WORK TO COMPLETE: Everything in the listing below must be set down again exactly.

DATA SECTION:
⟨

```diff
@@ -1562,9 +1611,20 @@
                            (const int32_t*)icp->fbc, (const uint32_t*)(icp->fb_off + a.nseg));
     }
     PCP_HIP(ctx, hipEventRecord(e1, ctx->stream));
-    hipLaunchKernelGGL(k_reduce_partials, dim3(1), dim3(kAcc * kRedGroups), 0, ctx->stream, icp->partials,
-                       icp->nb_ver + icp->nb_fast + icp->nb_ring, acc_dev,
-                       a.g.dense ? (const uint32_t*)(icp->fb_off + a.nseg) : nullptr);
+    const uint32_t* const fb_total = a.g.dense ? (const uint32_t*)(icp->fb_off + a.nseg) : nullptr;
+    const int nb_rows = icp->nb_ver + icp->nb_fast + icp->nb_ring;
+    if (loop) {
+        IcpTail& t = loop->tail;
+        t.la = la;
+        t.pose = icp->pose_dev;
+        t.hist = icp->pose_hist + ((icp->launches + 1) & hmask) * 12;
+        t.launch = (uint32_t)(icp->launches + 1);
+        hipLaunchKernelGGL(k_icp_tail, dim3(1), dim3(kAcc * kRedGroups), 0, ctx->stream,
+                           (const double*)icp->partials, nb_rows, acc_dev, fb_total, t);
+    } else {
+        hipLaunchKernelGGL(k_reduce_partials, dim3(1), dim3(kAcc * kRedGroups), 0, ctx->stream, icp->partials,
+                           nb_rows, acc_dev, fb_total);
+    }
     if (corr_idx) {
         if (icp->nq_in > icp->nq)
             hipLaunchKernelGGL(k_fill_corr, dim3(grid_for(icp->nq_in, 256)), dim3(256), 0, ctx->stream, corr_idx,
@@ -2013,8 +2073,33 @@
 int pcp_slab_guard(pcp_ctx* ctx, const double* T_dev, const double box[6], double lo, double hi, int* flag_dev) {
     if (!ctx || !T_dev || !box || !flag_dev) return PCP_ERR_ARG;
     PCP_HIP(ctx, hipSetDevice(ctx->device));
-    hipLaunchKernelGGL(pcp::k_slab_guard, dim3(1), dim3(1), 0, ctx->stream, T_dev, box[0], box[1], box[2], box[3],
-                       box[4], box[5], lo, hi, flag_dev);
+    hipLaunchKernelGGL(pcp::k_slab_guard, dim3(1), dim3(1), 0, ctx->stream, T_dev,
+                       pcp::SlabGuard{{box[0], box[1], box[2], box[3], box[4], box[5]}, lo, hi, flag_dev});
+    PCP_LAUNCH_CHECK(ctx);
+    return PCP_OK;
+}
+
+int pcp_icp_run_slab_dev(pcp_ctx* ctx, pcp_icp* icp, double* T_dev, float rmax, int iters, int do_scale,
+                         const double box[6], double lo, double hi, int* flag_dev, double* acc_dev,
+                         double* stats_dev) {
+    if (!ctx || !icp || !T_dev || !stats_dev || iters < 0 || !(rmax >= 0.f) || (box && !flag_dev))
+        return PCP_ERR_ARG;
+    PCP_HIP(ctx, hipSetDevice(ctx->device));
+    icp->ctx = ctx;
+    pcp::SlabLoop loop{};
+    pcp::IcpTail& t = loop.tail;
+    t.do_scale = do_scale;
+    t.T = T_dev;
+    t.stats = stats_dev;
+    if (box) t.guard = pcp::SlabGuard{{box[0], box[1], box[2], box[3], box[4], box[5]}, lo, hi, flag_dev};
+    for (int it = 0; it < iters; it++) {
+        if (it == 0 && box)
+            hipLaunchKernelGGL(pcp::k_slab_guard, dim3(1), dim3(1), 0, ctx->stream, (const double*)T_dev, t.guard);
+        loop.pose_preset = it > 0;
+        t.next = it + 1 < iters;
+        PCP_TRY(pcp::icp_launch(icp, nullptr, rmax, acc_dev ? acc_dev : icp->acc, nullptr, nullptr, T_dev, nullptr,
+                                &loop));
+    }
     PCP_LAUNCH_CHECK(ctx);
     return PCP_OK;
 }
diff --git a/pointcloudprocess_amd/distributed.py b/pointcloudprocess_amd/distributed.py
--- a/pointcloudprocess_amd/distributed.py
+++ b/pointcloudprocess_amd/distributed.py
@@ -145,7 +145,10 @@
 def run_slab_dev(engine, T0, rmax, iters, guard=None, do_scale=False, exchange=None, out_stats=None):
     T_dev, stats = engine.new_pose(T0)
     flag = torch.zeros(1, dtype=torch.int32, device=T_dev.device)
-    for _ in range(iters):
+    fused = _world() == 1 and getattr(engine, "fused_slab", False)
+    if fused:
+        engine.run_slab_dev(T_dev, stats, rmax, iters, guard, flag, do_scale)
+    for _ in range(0 if fused else iters):
         if guard is not None:
             engine.slab_guard(T_dev, guard[0], guard[1], guard[2], flag)
         acc = engine.step_dev(T_dev, rmax)
@@ -188,6 +191,7 @@
             self.icp.set_options(*(GpuEngine.lane_options or (1, 0, 0)), graph=GpuEngine.graph)
         self.device = ctx.device
         self.nq = query_xyz.shape[0]
+        self.fused_slab = hasattr(ctx.lib, "pcp_icp_run_slab_dev")
 
     def step(self, T, rmax):
         return self.icp.step(T, rmax)
@@ -219,6 +223,9 @@
 
     def slab_guard(self, T_dev, box, lo, hi, flag):
         ops.slab_guard(self.index.ctx, T_dev, box, lo, hi, flag)
+
+    def run_slab_dev(self, T_dev, stats, rmax, iters, guard, flag, do_scale=False):
+        self.icp.run_slab_dev(T_dev, stats, rmax, iters, guard, flag, do_scale)
 
     def close(self):
         self.icp.close()
diff --git a/pointcloudprocess_amd/ops.py b/pointcloudprocess_amd/ops.py
--- a/pointcloudprocess_amd/ops.py
+++ b/pointcloudprocess_amd/ops.py
@@ -376,6 +376,16 @@
         ctx.check(ctx.lib.pcp_icp_run_dev(ctx.h, self.h, _ptr(T_dev), float(rmax), int(iters), int(do_scale),
                                           _ptr(stats)))
 
+    def run_slab_dev(self, T_dev, stats, rmax, iters, guard=None, flag=None, do_scale=False):
+        ctx = self.ctx
+        box = None if guard is None else _lib.f64arr(np.asarray(guard[0], dtype=np.float64).reshape(6))
+        lo, hi = (0.0, 0.0) if guard is None else (float(guard[1]), float(guard[2]))
+        assert guard is None or (flag is not None and flag.dtype == torch.int32)
+        ctx.check(ctx.lib.pcp_icp_run_slab_dev(ctx.h, self.h, _ptr(T_dev), float(rmax), int(iters), int(do_scale),
+                                               box, lo, hi, _ptr(flag) if guard is not None else None,
+                                               _ptr(self.acc), _ptr(stats)))
+        return self.acc
+
     def solve_plane_dev(self, acc, T_dev, stats):
         ctx = self.ctx
         assert acc.dtype == torch.float64 and acc.numel() >= 30
```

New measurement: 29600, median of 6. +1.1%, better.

⟩

TASK RESULT:
```diff
@@ -1562,9 +1611,20 @@
                            (const int32_t*)icp->fbc, (const uint32_t*)(icp->fb_off + a.nseg));
     }
     PCP_HIP(ctx, hipEventRecord(e1, ctx->stream));
-    hipLaunchKernelGGL(k_reduce_partials, dim3(1), dim3(kAcc * kRedGroups), 0, ctx->stream, icp->partials,
-                       icp->nb_ver + icp->nb_fast + icp->nb_ring, acc_dev,
-                       a.g.dense ? (const uint32_t*)(icp->fb_off + a.nseg) : nullptr);
+    const uint32_t* const fb_total = a.g.dense ? (const uint32_t*)(icp->fb_off + a.nseg) : nullptr;
+    const int nb_rows = icp->nb_ver + icp->nb_fast + icp->nb_ring;
+    if (loop) {
+        IcpTail& t = loop->tail;
+        t.la = la;
+        t.pose = icp->pose_dev;
+        t.hist = icp->pose_hist + ((icp->launches + 1) & hmask) * 12;
+        t.launch = (uint32_t)(icp->launches + 1);
+        hipLaunchKernelGGL(k_icp_tail, dim3(1), dim3(kAcc * kRedGroups), 0, ctx->stream,
+                           (const double*)icp->partials, nb_rows, acc_dev, fb_total, t);
+    } else {
+        hipLaunchKernelGGL(k_reduce_partials, dim3(1), dim3(kAcc * kRedGroups), 0, ctx->stream, icp->partials,
+                           nb_rows, acc_dev, fb_total);
+    }
     if (corr_idx) {
         if (icp->nq_in > icp->nq)
             hipLaunchKernelGGL(k_fill_corr, dim3(grid_for(icp->nq_in, 256)), dim3(256), 0, ctx->stream, corr_idx,
@@ -2013,8 +2073,33 @@
 int pcp_slab_guard(pcp_ctx* ctx, const double* T_dev, const double box[6], double lo, double hi, int* flag_dev) {
     if (!ctx || !T_dev || !box || !flag_dev) return PCP_ERR_ARG;
     PCP_HIP(ctx, hipSetDevice(ctx->device));
-    hipLaunchKernelGGL(pcp::k_slab_guard, dim3(1), dim3(1), 0, ctx->stream, T_dev, box[0], box[1], box[2], box[3],
-                       box[4], box[5], lo, hi, flag_dev);
+    hipLaunchKernelGGL(pcp::k_slab_guard, dim3(1), dim3(1), 0, ctx->stream, T_dev,
+                       pcp::SlabGuard{{box[0], box[1], box[2], box[3], box[4], box[5]}, lo, hi, flag_dev});
+    PCP_LAUNCH_CHECK(ctx);
+    return PCP_OK;
+}
+
+int pcp_icp_run_slab_dev(pcp_ctx* ctx, pcp_icp* icp, double* T_dev, float rmax, int iters, int do_scale,
+                         const double box[6], double lo, double hi, int* flag_dev, double* acc_dev,
+                         double* stats_dev) {
+    if (!ctx || !icp || !T_dev || !stats_dev || iters < 0 || !(rmax >= 0.f) || (box && !flag_dev))
+        return PCP_ERR_ARG;
+    PCP_HIP(ctx, hipSetDevice(ctx->device));
+    icp->ctx = ctx;
+    pcp::SlabLoop loop{};
+    pcp::IcpTail& t = loop.tail;
+    t.do_scale = do_scale;
+    t.T = T_dev;
+    t.stats = stats_dev;
+    if (box) t.guard = pcp::SlabGuard{{box[0], box[1], box[2], box[3], box[4], box[5]}, lo, hi, flag_dev};
+    for (int it = 0; it < iters; it++) {
+        if (it == 0 && box)
+            hipLaunchKernelGGL(pcp::k_slab_guard, dim3(1), dim3(1), 0, ctx->stream, (const double*)T_dev, t.guard);
+        loop.pose_preset = it > 0;
+        t.next = it + 1 < iters;
+        PCP_TRY(pcp::icp_launch(icp, nullptr, rmax, acc_dev ? acc_dev : icp->acc, nullptr, nullptr, T_dev, nullptr,
+                                &loop));
+    }
     PCP_LAUNCH_CHECK(ctx);
     return PCP_OK;
 }
diff --git a/pointcloudprocess_amd/distributed.py b/pointcloudprocess_amd/distributed.py
--- a/pointcloudprocess_amd/distributed.py
+++ b/pointcloudprocess_amd/distributed.py
@@ -145,7 +145,10 @@
 def run_slab_dev(engine, T0, rmax, iters, guard=None, do_scale=False, exchange=None, out_stats=None):
     T_dev, stats = engine.new_pose(T0)
     flag = torch.zeros(1, dtype=torch.int32, device=T_dev.device)
-    for _ in range(iters):
+    fused = _world() == 1 and getattr(engine, "fused_slab", False)
+    if fused:
+        engine.run_slab_dev(T_dev, stats, rmax, iters, guard, flag, do_scale)
+    for _ in range(0 if fused else iters):
         if guard is not None:
             engine.slab_guard(T_dev, guard[0], guard[1], guard[2], flag)
         acc = engine.step_dev(T_dev, rmax)
@@ -188,6 +191,7 @@
             self.icp.set_options(*(GpuEngine.lane_options or (1, 0, 0)), graph=GpuEngine.graph)
         self.device = ctx.device
         self.nq = query_xyz.shape[0]
+        self.fused_slab = hasattr(ctx.lib, "pcp_icp_run_slab_dev")
 
     def step(self, T, rmax):
         return self.icp.step(T, rmax)
@@ -219,6 +223,9 @@
 
     def slab_guard(self, T_dev, box, lo, hi, flag):
         ops.slab_guard(self.index.ctx, T_dev, box, lo, hi, flag)
+
+    def run_slab_dev(self, T_dev, stats, rmax, iters, guard, flag, do_scale=False):
+        self.icp.run_slab_dev(T_dev, stats, rmax, iters, guard, flag, do_scale)
 
     def close(self):
         self.icp.close()
diff --git a/pointcloudprocess_amd/ops.py b/pointcloudprocess_amd/ops.py
--- a/pointcloudprocess_amd/ops.py
+++ b/pointcloudprocess_amd/ops.py
@@ -376,6 +376,16 @@
         ctx.check(ctx.lib.pcp_icp_run_dev(ctx.h, self.h, _ptr(T_dev), float(rmax), int(iters), int(do_scale),
                                           _ptr(stats)))
 
+    def run_slab_dev(self, T_dev, stats, rmax, iters, guard=None, flag=None, do_scale=False):
+        ctx = self.ctx
+        box = None if guard is None else _lib.f64arr(np.asarray(guard[0], dtype=np.float64).reshape(6))
+        lo, hi = (0.0, 0.0) if guard is None else (float(guard[1]), float(guard[2]))
+        assert guard is None or (flag is not None and flag.dtype == torch.int32)
+        ctx.check(ctx.lib.pcp_icp_run_slab_dev(ctx.h, self.h, _ptr(T_dev), float(rmax), int(iters), int(do_scale),
+                                               box, lo, hi, _ptr(flag) if guard is not None else None,
+                                               _ptr(self.acc), _ptr(stats)))
+        return self.acc
+
     def solve_plane_dev(self, acc, T_dev, stats):
         ctx = self.ctx
         assert acc.dtype == torch.float64 and acc.numel() >= 30
```

New measurement: 29600, median of 6. +1.1%, better.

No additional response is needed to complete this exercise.